In many ways, Pelosi personifies exactly what has turned so much of Midwestern, middle-class America against the Democratic Party: A wealthy, coastal elite who can’t or refuses to understand how Trump won. Has Pelosi even met a Trump voter? That characterization may not be entirely fair to her. It probably isn’t, but optics in politics today are at least as important as truth.
So where does this leave the Democratic Party? Obama still seems to be the main show. And while he’s done some great work campaigning for the Democrats, U.S. presidents have a long history of receding to the background after their term. It’s hard to imagine Obama doing much more for the Democrats than he already has.

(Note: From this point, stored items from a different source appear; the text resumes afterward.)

-__device__ __forceinline__ void rb_adam_hosted_pairs(ClipAdamArgs& a, int eb, int pb, float* s_red16) {
-  constexpr int PU = 2;
+struct rb_adam_bufs { rb_buf p, g, m, v; };
+
+#define RB_ADAM_PU 2
+struct rb_adam_pair_regs {
+  float4 E[RB_ADAM_PU];
+  float eo[RB_ADAM_PU];
+  float4 P[RB_ADAM_PU], G[RB_ADAM_PU], M[RB_ADAM_PU], V[RB_ADAM_PU], P2[RB_ADAM_PU], M2[RB_ADAM_PU], V2[RB_ADAM_PU];
+};
+__device__ __forceinline__ void rb_adam_pair_load(const ClipAdamArgs& a, const rb_adam_bufs& b, int pb, rb_adam_pair_regs& r) {
+  constexpr int PU = RB_ADAM_PU;
   const unsigned T = blockDim.x;
   const unsigned len4 = (unsigned)a.pair_len4, mu4 = (unsigned)a.pair_mu4;
   const unsigned base = (unsigned)pb * (T * PU) + threadIdx.x;
-  rb_adam_req q;
-  rb_adam_hosted_request(a, q);
   const rb_buf beo = rb_make_buf(a.pair_eout), bei = rb_make_buf(a.pair_ein);
-  float4 E[PU];
-  float eo[PU];
 #pragma unroll
   for (int u = 0; u < PU; ++u) {
     unsigned j = base + u * T;
     if (j >= len4) j = len4 - 1;
     const unsigned row = j / (unsigned)a.pair_f4, cq = j - row * (unsigned)a.pair_f4;
-    eo[u] = rb_ld1_buf(beo, 4 * row, 0);
-    E[u] = rb_ld4_buf(bei, 16 * (cq + ((int)row >= a.pair_split_row ? (unsigned)a.pair_f4 : 0u)), 0);
-  }
-  const rb_buf bp = rb_make_buf(a.p), bg = rb_make_buf(a.g), bm = rb_make_buf(a.m), bv = rb_make_buf(a.v);
-  float4 P[PU], G[PU], M[PU], V[PU], P2[PU], M2[PU], V2[PU];
+    r.eo[u] = rb_ld1_buf(beo, 4 * row, 0);
+    r.E[u] = rb_ld4_buf(bei, 16 * (cq + ((int)row >= a.pair_split_row ? (unsigned)a.pair_f4 : 0u)), 0);
+  }
 #pragma unroll
   for (int u = 0; u < PU; ++u) {
     unsigned j = base + u * T;
     if (j >= len4) j = len4 - 1;
     const unsigned i = mu4 + j, i2 = i + len4;
-    P[u] = rb_ld4_buf(bp, 16 * i, 0); G[u] = rb_ld4_buf(bg, 16 * i, 0);
-    M[u] = rb_ld4_buf(bm, 16 * i, 0); V[u] = rb_ld4_buf(bv, 16 * i, 0);
-    P2[u] = rb_ld4_buf(bp, 16 * i2, 0); M2[u] = rb_ld4_buf(bm, 16 * i2, 0); V2[u] = rb_ld4_buf(bv, 16 * i2, 0);
-  }
-  float coef;
-  if (!rb_adam_hosted_prologue(a, eb, q, s_red16, &coef)) return;
+    r.P[u] = rb_ld4_buf(b.p, 16 * i, 0); r.G[u] = rb_ld4_buf(b.g, 16 * i, 0);
+    r.M[u] = rb_ld4_buf(b.m, 16 * i, 0); r.V[u] = rb_ld4_buf(b.v, 16 * i, 0);
+    r.P2[u] = rb_ld4_buf(b.p, 16 * i2, 0); r.M2[u] = rb_ld4_buf(b.m, 16 * i2, 0); r.V2[u] = rb_ld4_buf(b.v, 16 * i2, 0);
+  }
+}
+__device__ __forceinline__ void rb_adam_pair_update(const ClipAdamArgs& a, int pb, float coef, rb_adam_pair_regs& r) {
+  constexpr int PU = RB_ADAM_PU;
+  const unsigned T = blockDim.x;
+  const unsigned len4 = (unsigned)a.pair_len4, mu4 = (unsigned)a.pair_mu4;
+  const unsigned base = (unsigned)pb * (T * PU) + threadIdx.x;
   if (pb == 0 && threadIdx.x == 0 && a.pair_clipped) rb_st1_wt(reinterpret_cast<float*>(a.pair_clipped), 0, __builtin_bit_cast(float, coef < 1.0f ? 1 : 0));
 #pragma unroll
   for (int u = 0; u < PU; ++u) {
@@ -130,59 +137,57 @@
     if (j >= len4) continue;
     const unsigned i = mu4 + j, i2 = i + len4;
     float4 pr;
-    pr.x = eo[u] * E[u].x; pr.y = eo[u] * E[u].y; pr.z = eo[u] * E[u].z; pr.w = eo[u] * E[u].w;
+    pr.x = r.eo[u] * r.E[u].x; pr.y = r.eo[u] * r.E[u].y; pr.z = r.eo[u] * r.E[u].z; pr.w = r.eo[u] * r.E[u].w;
     float4 G2;
-    G2.x = G[u].x * pr.x; G2.y = G[u].y * pr.y; G2.z = G[u].z * pr.z; G2.w = G[u].w * pr.w;
-    rb_adam_quad(P[u], G[u], M[u], V[u], coef, a);
-    rb_adam_quad(P2[u], G2, M2[u], V2[u], coef, a);
-    rb_st4_wt(a.p, 16 * i, P[u]); rb_st4_wt(a.m, 16 * i, M[u]); rb_st4_wt(a.v, 16 * i, V[u]);
-    rb_st4_wt(a.p, 16 * i2, P2[u]); rb_st4_wt(a.m, 16 * i2, M2[u]); rb_st4_wt(a.v, 16 * i2, V2[u]);
-    if (coef < 1.0f) { rb_st4_wt(a.g, 16 * i, G[u]); rb_st4_wt(a.g, 16 * i2, G2); }
-  }
-}
-
-template <int UNROLL>
-__device__ __forceinline__ void rb_adam_hosted_block(const ClipAdamArgs* ad, int eb, int nblk, float* s_red16 ) {
-  ClipAdamArgs a = rb_ld_uniform(ad);
-  const int nplain = a.hole4 > 0 ? a.pair_blk0 : nblk;
-  if (eb >= nplain) {
-    rb_adam_hosted_pairs(a, eb, eb - nplain, s_red16);
-    return;
-  }
+    G2.x = r.G[u].x * pr.x; G2.y = r.G[u].y * pr.y; G2.z = r.G[u].z * pr.z; G2.w = r.G[u].w * pr.w;
+    rb_adam_quad(r.P[u], r.G[u], r.M[u], r.V[u], coef, a);
+    rb_adam_quad(r.P2[u], G2, r.M2[u], r.V2[u], coef, a);
+    rb_st4_wt(a.p, 16 * i, r.P[u]); rb_st4_wt(a.m, 16 * i, r.M[u]); rb_st4_wt(a.v, 16 * i, r.V[u]);
+    rb_st4_wt(a.p, 16 * i2, r.P2[u]); rb_st4_wt(a.m, 16 * i2, r.M2[u]); rb_st4_wt(a.v, 16 * i2, r.V2[u]);
+    if (coef < 1.0f) { rb_st4_wt(a.g, 16 * i, r.G[u]); rb_st4_wt(a.g, 16 * i2, G2); }
+  }
+}
+
+template <int UNROLL>
+struct rb_adam_plain_regs { float4 P[UNROLL], G[UNROLL], M[UNROLL], V[UNROLL]; };
+template <int UNROLL>
+__device__ __forceinline__ void rb_adam_plain_load(const ClipAdamArgs& a, const rb_adam_bufs& b, int eb, rb_adam_plain_regs<UNROLL>& r) {
   const unsigned T = blockDim.x;
   const unsigned n4 = (unsigned)(a.n >> 2);
   const unsigned hole_lo = a.hole4 > 0 ? a.hole_lo4 : n4, hole = a.hole4;
   const unsigned nv4 = n4 - hole;
-  auto real_of = [&](unsigned j) { return j < hole_lo ? j : j + hole; };
   const unsigned base = (unsigned)eb * (T * UNROLL) + threadIdx.x;
-  const rb_buf bp = rb_make_buf(a.p), bg = rb_make_buf(a.g), bm = rb_make_buf(a.m), bv = rb_make_buf(a.v);
-  rb_adam_req q;
-  rb_adam_hosted_request(a, q);
-  float4 P[UNROLL], G[UNROLL], M[UNROLL], V[UNROLL];
 #pragma unroll
   for (int u = 0; u < UNROLL; ++u) {
     unsigned j = base + u * T;
     if (j >= nv4) j = nv4 > 0 ? nv4 - 1 : 0;
-    const unsigned i = real_of(j);
-    P[u] = rb_ld4_buf(bp, 16 * i, 0); G[u] = rb_ld4_buf(bg, 16 * i, 0);
-    M[u] = rb_ld4_buf(bm, 16 * i, 0); V[u] = rb_ld4_buf(bv, 16 * i, 0);
-  }
-  float coef;
-  if (!rb_adam_hosted_prologue(a, eb, q, s_red16, &coef)) return;
+    const unsigned i = j < hole_lo ? j : j + hole;
+    r.P[u] = rb_ld4_buf(b.p, 16 * i, 0); r.G[u] = rb_ld4_buf(b.g, 16 * i, 0);
+    r.M[u] = rb_ld4_buf(b.m, 16 * i, 0); r.V[u] = rb_ld4_buf(b.v, 16 * i, 0);
+  }
+}
+template <int UNROLL>
+__device__ __forceinline__ void rb_adam_plain_update(const ClipAdamArgs& a, const rb_adam_bufs& b, int eb, int nplain, float coef,
+                                                     rb_adam_plain_regs<UNROLL>& r) {
+  const unsigned T = blockDim.x;
+  const unsigned n4 = (unsigned)(a.n >> 2);
+  const unsigned hole_lo = a.hole4 > 0 ? a.hole_lo4 : n4, hole = a.hole4;
+  const unsigned nv4 = n4 - hole;
+  const unsigned base = (unsigned)eb * (T * UNROLL) + threadIdx.x;
 #pragma unroll
   for (int u = 0; u < UNROLL; ++u) {
     const unsigned j = base + u * T;
     if (j >= nv4) continue;
-    const unsigned i = real_of(j);
-    rb_adam_quad(P[u], G[u], M[u], V[u], coef, a);
-    rb_st4_wt(a.p, 16 * i, P[u]); rb_st4_wt(a.m, 16 * i, M[u]); rb_st4_wt(a.v, 16 * i, V[u]);
-    if (coef < 1.0f) rb_st4_wt(a.g, 16 * i, G[u]);
+    const unsigned i = j < hole_lo ? j : j + hole;
+    rb_adam_quad(r.P[u], r.G[u], r.M[u], r.V[u], coef, a);
+    rb_st4_wt(a.p, 16 * i, r.P[u]); rb_st4_wt(a.m, 16 * i, r.M[u]); rb_st4_wt(a.v, 16 * i, r.V[u]);
+    if (coef < 1.0f) rb_st4_wt(a.g, 16 * i, r.G[u]);
   }
   if (eb == nplain - 1) {
     const int64_t t = ((a.n >> 2) << 2) + threadIdx.x;
     if (t < a.n) {
       const unsigned o = (unsigned)(4 * t);
-      float p = rb_ld1_buf(bp, o, 0), g = rb_ld1_buf(bg, o, 0), m = rb_ld1_buf(bm, o, 0), v = rb_ld1_buf(bv, o, 0);
+      float p = rb_ld1_buf(b.p, o, 0), g = rb_ld1_buf(b.g, o, 0), m = rb_ld1_buf(b.m, o, 0), v = rb_ld1_buf(b.v, o, 0);
       rb_adam_elem(p, g, m, v, coef, a);
       rb_st1_wt(a.p, o, p); rb_st1_wt(a.m, o, m); rb_st1_wt(a.v, o, v);
       if (coef < 1.0f) rb_st1_wt(a.g, o, g);
@@ -190,4 +195,47 @@
   }
 }
 
+template <int UNROLL>
+__device__ __forceinline__ void rb_adam_hosted_block(const ClipAdamArgs* ad, int w, int G, float* s_red16 ) {
+  ClipAdamArgs a = rb_ld_uniform(ad);
+  const int nvirt = a.nvirt;
+  const int nplain = a.hole4 > 0 ? a.pair_blk0 : nvirt;
+  rb_adam_bufs b;
+  b.p = rb_make_buf(a.p); b.g = rb_make_buf(a.g); b.m = rb_make_buf(a.m); b.v = rb_make_buf(a.v);
+  float coef;
+  int eb = w;
+  if (eb >= nplain) {
+    rb_adam_req q;
+    rb_adam_hosted_request(a, q);
+    rb_adam_pair_regs r;
+    rb_adam_pair_load(a, b, eb - nplain, r);
+    if (!rb_adam_hosted_prologue(a, eb, q, s_red16, &coef)) return;
+    rb_adam_pair_update(a, eb - nplain, coef, r);
+    for (eb += G; eb < nvirt; eb += G) {
+      rb_adam_pair_load(a, b, eb - nplain, r);
+      rb_adam_pair_update(a, eb - nplain, coef, r);
+    }
+    return;
+  }
+  {
+    rb_adam_req q;
+    rb_adam_hosted_request(a, q);
+    rb_adam_plain_regs<UNROLL> r;
+    rb_adam_plain_load<UNROLL>(a, b, eb, r);
+    if (!rb_adam_hosted_prologue(a, eb, q, s_red16, &coef)) return;
+    rb_adam_plain_update<UNROLL>(a, b, eb, nplain, coef, r);
+    for (eb += G; eb < nplain; eb += G) {
+      rb_adam_plain_load<UNROLL>(a, b, eb, r);
+      rb_adam_plain_update<UNROLL>(a, b, eb, nplain, coef, r);
+    }
+  }
+  if (eb < nvirt) {
+    rb_adam_pair_regs r;
+    for (; eb < nvirt; eb += G) {
+      rb_adam_pair_load(a, b, eb - nplain, r);
+      rb_adam_pair_update(a, eb - nplain, coef, r);
+    }
+  }
+}
+
 int rb_launch_adam_pending(const ClipAdamArgs* args_dev, int blocks, void* stream);
diff --git a/rainbow_amd/csrc/learner_internal.h b/rainbow_amd/csrc/learner_internal.h
--- a/rainbow_amd/csrc/learner_internal.h
+++ b/rainbow_amd/csrc/learner_internal.h
@@ -108,7 +108,7 @@
 }
 
 struct RbOpts {
-  int generic, fc_gemm, implicit_small, xs, act_fused, spec_draw, spec_stall, img_fast, conv_multi, conv_full, t16, dx_ipb, dw_ipb0, dw_ipb1, dw_ipb2;
+  int generic, fc_gemm, implicit_small, xs, act_fused, spec_draw, spec_stall, img_fast, conv_multi, conv_full, t16, dx_ipb, dw_ipb0, dw_ipb1, dw_ipb2, adam_slots;
 };
 static const struct { const char* key; int RbOpts::*field; int dflt; const char* what; } rb_opt_table[] = {
   {"generic", &RbOpts::generic, 0, "1: every contraction on the gemm_core.h fallback; 2: the noisy-linear layers only"},
@@ -126,6 +126,7 @@
   {"dw_ipb0", &RbOpts::dw_ipb0, 0, "images per workgroup of conv layer 0 in the weight-gradient launch: 0 = by shape"},
   {"dw_ipb1", &RbOpts::dw_ipb1, 0, "... of conv layer 1"},
   {"dw_ipb2", &RbOpts::dw_ipb2, 0, "... of conv layer 2"},
+  {"adam_slots", &RbOpts::adam_slots, 0, "workgroups of the hosted optimiser pass: 0 = 4 per CU (its resident slots); test hook: fewer give small buffers several shares per workgroup"},
 };
 static int rb_opts_parse(const char* s, RbOpts* o) {
   for (const auto& row : rb_opt_table) o->*row.field = row.dflt;
diff --git a/rainbow_amd/csrc/optimizer_host.h b/rainbow_amd/csrc/optimizer_host.h
--- a/rainbow_amd/csrc/optimizer_host.h
+++ b/rainbow_amd/csrc/optimizer_host.h
@@ -10,6 +10,22 @@
             sn.h_eout, sn.h_ein, (const int32_t*)(l->status_copy + 2));
   RB_LAUNCH_CHECK();
   l->sigma_implicit = 0;
+  return RB_OK;
+}
+
+static int plan_adam_grid(int nvirt, int n_cu, int adam_slots, int reserved) {
+  int slots = adam_slots > 0 ? adam_slots : 4 * n_cu - reserved;
+  if (slots < 1) slots = 1;
+  return nvirt < slots ? nvirt : slots;
+}
+static int device_cu_count(int* cus) {
+#if defined(RB_HOST_INTERP)
+  *cus = 8;
+#else
+  int dev = 0;
+  RB_HIP_TRY(hipGetDevice(&dev));
+  RB_HIP_TRY(hipDeviceGetAttribute(cus, hipDeviceAttributeMultiprocessorCount, dev));
+#endif
   return RB_OK;
 }
 
@@ -25,7 +41,7 @@
     l->adam_pending = 0;
     return RB_OK;
   }
-  RB_LAUNCH_T("clip_adam:k_clip_adam", (k_clip_adam<4, true, false>), dim3((unsigned)blocks), dim3(256), stream, a, f);
+  RB_LAUNCH_T("clip_adam:k_clip_adam", (k_clip_adam<4, true, false>), dim3((unsigned)a.nvirt), dim3(256), stream, a, f);
   RB_LAUNCH_CHECK();
   l->adam_pending = 0;
   return RB_OK;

At least for now, the midterms have not bolstered their image from 2016. The Democrats have failed to heed their own diagnosis to rejuvenate their failed brand by embracing progressivism without sensible awareness of other facets of the party. Democrats’ 2020 prospects in this respect are no better than they were a week ago, even after winning the House and several governorships. Repeated micro-failures across the board to pivot in a manner that is broadly attractive to a wider swath of Americans has left the Democrat machine lumbering along at the same speed it did in 2015 and 2016, ultimately reactive and beholden to whatever Donald Trump’s next move is.
For the Democrats to truly rebrand from their disastrous 2016, they’ll have to elect more than just critics of the Trump administration. The party needs candidates who can build their own, positive brand that appeals to the most politically active on the grassroots level. During the Trump era, the Democratic candidates able to do this have been the most progressive, but they’ve largely been unable to win on election day. The diagnosis for the Democrats following their unexpected loss in 2016 was that they needed to regain touch with the moderate members of the party and America at-large. In 2020, it’s very likely they’ll end up over-scratching their “progressive itch” by embracing too closely the progressive wing, in platform and candidate alike. If fresh faces and bold ideas can’t win elections for the Democrats in 2018, where do they turn to restore their brand?
Alex Madison is a crisis communications expert specializing in the intersection of politics and industry at LEVICK, a global communications and public affairs agency located in downtown Washington D.C.
The views and opinions expressed in this commentary are those of the author and do not reflect the official position of The Daily Caller.